**Work to complete:**
Check every line of the entries for the string "workspace" and return the ones that contain it.

++++++++

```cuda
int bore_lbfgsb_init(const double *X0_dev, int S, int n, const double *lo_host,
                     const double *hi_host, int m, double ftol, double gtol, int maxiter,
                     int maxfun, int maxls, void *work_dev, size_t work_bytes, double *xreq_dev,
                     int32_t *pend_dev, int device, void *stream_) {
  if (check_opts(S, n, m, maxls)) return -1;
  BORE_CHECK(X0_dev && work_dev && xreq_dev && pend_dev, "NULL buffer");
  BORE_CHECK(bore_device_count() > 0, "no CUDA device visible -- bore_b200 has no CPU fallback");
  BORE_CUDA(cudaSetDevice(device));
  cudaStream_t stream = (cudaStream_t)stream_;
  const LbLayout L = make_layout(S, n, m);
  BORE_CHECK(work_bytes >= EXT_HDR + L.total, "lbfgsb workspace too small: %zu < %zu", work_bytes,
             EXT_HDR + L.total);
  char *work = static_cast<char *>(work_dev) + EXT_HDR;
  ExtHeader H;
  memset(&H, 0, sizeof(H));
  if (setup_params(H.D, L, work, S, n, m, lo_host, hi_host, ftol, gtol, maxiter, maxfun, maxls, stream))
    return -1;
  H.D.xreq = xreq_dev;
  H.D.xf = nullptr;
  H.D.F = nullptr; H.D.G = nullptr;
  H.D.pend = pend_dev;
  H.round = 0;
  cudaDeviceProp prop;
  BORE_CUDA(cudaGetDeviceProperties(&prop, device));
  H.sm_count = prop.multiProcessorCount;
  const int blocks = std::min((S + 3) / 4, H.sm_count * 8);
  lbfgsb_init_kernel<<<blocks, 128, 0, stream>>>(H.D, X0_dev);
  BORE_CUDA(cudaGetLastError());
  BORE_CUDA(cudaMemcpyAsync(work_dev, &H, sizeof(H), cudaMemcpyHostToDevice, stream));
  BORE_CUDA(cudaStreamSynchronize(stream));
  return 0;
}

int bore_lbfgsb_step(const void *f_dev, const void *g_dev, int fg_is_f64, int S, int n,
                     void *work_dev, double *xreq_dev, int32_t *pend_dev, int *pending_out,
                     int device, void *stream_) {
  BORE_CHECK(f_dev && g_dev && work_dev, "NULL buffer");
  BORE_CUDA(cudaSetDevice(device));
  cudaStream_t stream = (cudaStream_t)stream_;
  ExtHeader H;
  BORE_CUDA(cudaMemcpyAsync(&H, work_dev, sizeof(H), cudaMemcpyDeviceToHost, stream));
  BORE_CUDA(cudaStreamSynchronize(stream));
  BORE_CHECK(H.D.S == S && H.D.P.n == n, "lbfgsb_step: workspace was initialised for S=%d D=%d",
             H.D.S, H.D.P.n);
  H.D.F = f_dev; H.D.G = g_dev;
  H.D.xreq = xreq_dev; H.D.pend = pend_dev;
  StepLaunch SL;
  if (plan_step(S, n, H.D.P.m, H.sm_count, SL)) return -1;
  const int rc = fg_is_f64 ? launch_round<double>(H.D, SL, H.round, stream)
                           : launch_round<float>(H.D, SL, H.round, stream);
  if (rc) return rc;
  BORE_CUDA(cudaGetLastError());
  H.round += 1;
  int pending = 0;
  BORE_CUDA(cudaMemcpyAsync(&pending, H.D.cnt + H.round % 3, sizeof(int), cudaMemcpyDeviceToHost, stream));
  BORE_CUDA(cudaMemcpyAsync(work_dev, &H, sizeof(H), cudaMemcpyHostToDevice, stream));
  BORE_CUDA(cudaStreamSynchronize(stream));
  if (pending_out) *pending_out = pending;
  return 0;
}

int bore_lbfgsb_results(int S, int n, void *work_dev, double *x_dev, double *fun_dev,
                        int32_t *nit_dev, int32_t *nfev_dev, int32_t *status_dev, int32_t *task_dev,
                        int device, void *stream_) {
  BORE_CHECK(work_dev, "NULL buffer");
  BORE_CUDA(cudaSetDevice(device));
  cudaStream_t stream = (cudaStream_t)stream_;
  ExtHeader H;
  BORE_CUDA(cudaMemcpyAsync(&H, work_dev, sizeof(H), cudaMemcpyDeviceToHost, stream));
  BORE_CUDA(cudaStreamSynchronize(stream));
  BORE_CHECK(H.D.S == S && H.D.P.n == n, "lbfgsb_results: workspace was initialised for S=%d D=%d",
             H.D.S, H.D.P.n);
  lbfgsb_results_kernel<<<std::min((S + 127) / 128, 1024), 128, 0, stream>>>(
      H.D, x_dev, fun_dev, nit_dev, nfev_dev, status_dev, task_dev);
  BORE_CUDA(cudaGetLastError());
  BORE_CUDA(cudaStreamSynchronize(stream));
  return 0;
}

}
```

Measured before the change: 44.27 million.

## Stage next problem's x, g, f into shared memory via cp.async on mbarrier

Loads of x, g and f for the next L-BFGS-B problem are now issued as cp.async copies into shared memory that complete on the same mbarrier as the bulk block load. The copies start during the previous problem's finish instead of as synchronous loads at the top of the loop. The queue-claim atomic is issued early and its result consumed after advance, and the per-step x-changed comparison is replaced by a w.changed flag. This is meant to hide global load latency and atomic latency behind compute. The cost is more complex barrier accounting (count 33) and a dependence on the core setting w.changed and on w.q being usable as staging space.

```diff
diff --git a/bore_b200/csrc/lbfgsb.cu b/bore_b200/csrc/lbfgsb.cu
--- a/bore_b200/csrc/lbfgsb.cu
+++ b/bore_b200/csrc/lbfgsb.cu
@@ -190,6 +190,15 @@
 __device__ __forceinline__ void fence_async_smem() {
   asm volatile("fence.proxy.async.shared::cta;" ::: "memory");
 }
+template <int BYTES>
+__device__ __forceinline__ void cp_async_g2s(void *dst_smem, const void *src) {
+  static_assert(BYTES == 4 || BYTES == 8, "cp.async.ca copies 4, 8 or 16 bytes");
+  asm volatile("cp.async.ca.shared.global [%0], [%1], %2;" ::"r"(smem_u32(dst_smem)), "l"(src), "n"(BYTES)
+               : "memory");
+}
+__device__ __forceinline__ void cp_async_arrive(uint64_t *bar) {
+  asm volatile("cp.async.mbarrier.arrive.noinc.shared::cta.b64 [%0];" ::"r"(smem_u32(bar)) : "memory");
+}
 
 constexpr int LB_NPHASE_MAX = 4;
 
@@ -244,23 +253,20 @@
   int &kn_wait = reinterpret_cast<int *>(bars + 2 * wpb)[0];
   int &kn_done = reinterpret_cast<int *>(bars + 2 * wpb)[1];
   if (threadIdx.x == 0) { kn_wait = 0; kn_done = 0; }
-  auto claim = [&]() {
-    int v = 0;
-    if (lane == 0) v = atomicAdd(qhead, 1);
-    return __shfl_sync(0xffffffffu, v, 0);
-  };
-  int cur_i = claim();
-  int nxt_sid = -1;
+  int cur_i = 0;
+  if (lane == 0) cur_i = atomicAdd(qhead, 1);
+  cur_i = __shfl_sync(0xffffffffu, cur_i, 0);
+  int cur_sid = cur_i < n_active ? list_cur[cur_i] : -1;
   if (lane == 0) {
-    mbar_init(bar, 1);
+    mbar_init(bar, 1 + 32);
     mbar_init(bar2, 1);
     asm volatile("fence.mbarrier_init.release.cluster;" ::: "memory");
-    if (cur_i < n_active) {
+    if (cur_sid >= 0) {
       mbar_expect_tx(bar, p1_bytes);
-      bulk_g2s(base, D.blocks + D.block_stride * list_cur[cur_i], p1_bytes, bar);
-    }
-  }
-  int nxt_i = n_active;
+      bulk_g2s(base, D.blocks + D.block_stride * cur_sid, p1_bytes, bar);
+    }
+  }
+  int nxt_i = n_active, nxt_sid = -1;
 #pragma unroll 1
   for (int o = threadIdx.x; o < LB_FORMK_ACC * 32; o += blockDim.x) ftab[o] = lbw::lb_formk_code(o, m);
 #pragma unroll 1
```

++++++++

**Solution:**
  BORE_CHECK(work_bytes >= EXT_HDR + L.total, "lbfgsb workspace too small: %zu < %zu", work_bytes,
  BORE_CHECK(H.D.S == S && H.D.P.n == n, "lbfgsb_step: workspace was initialised for S=%d D=%d",
  BORE_CHECK(H.D.S == S && H.D.P.n == n, "lbfgsb_results: workspace was initialised for S=%d D=%d",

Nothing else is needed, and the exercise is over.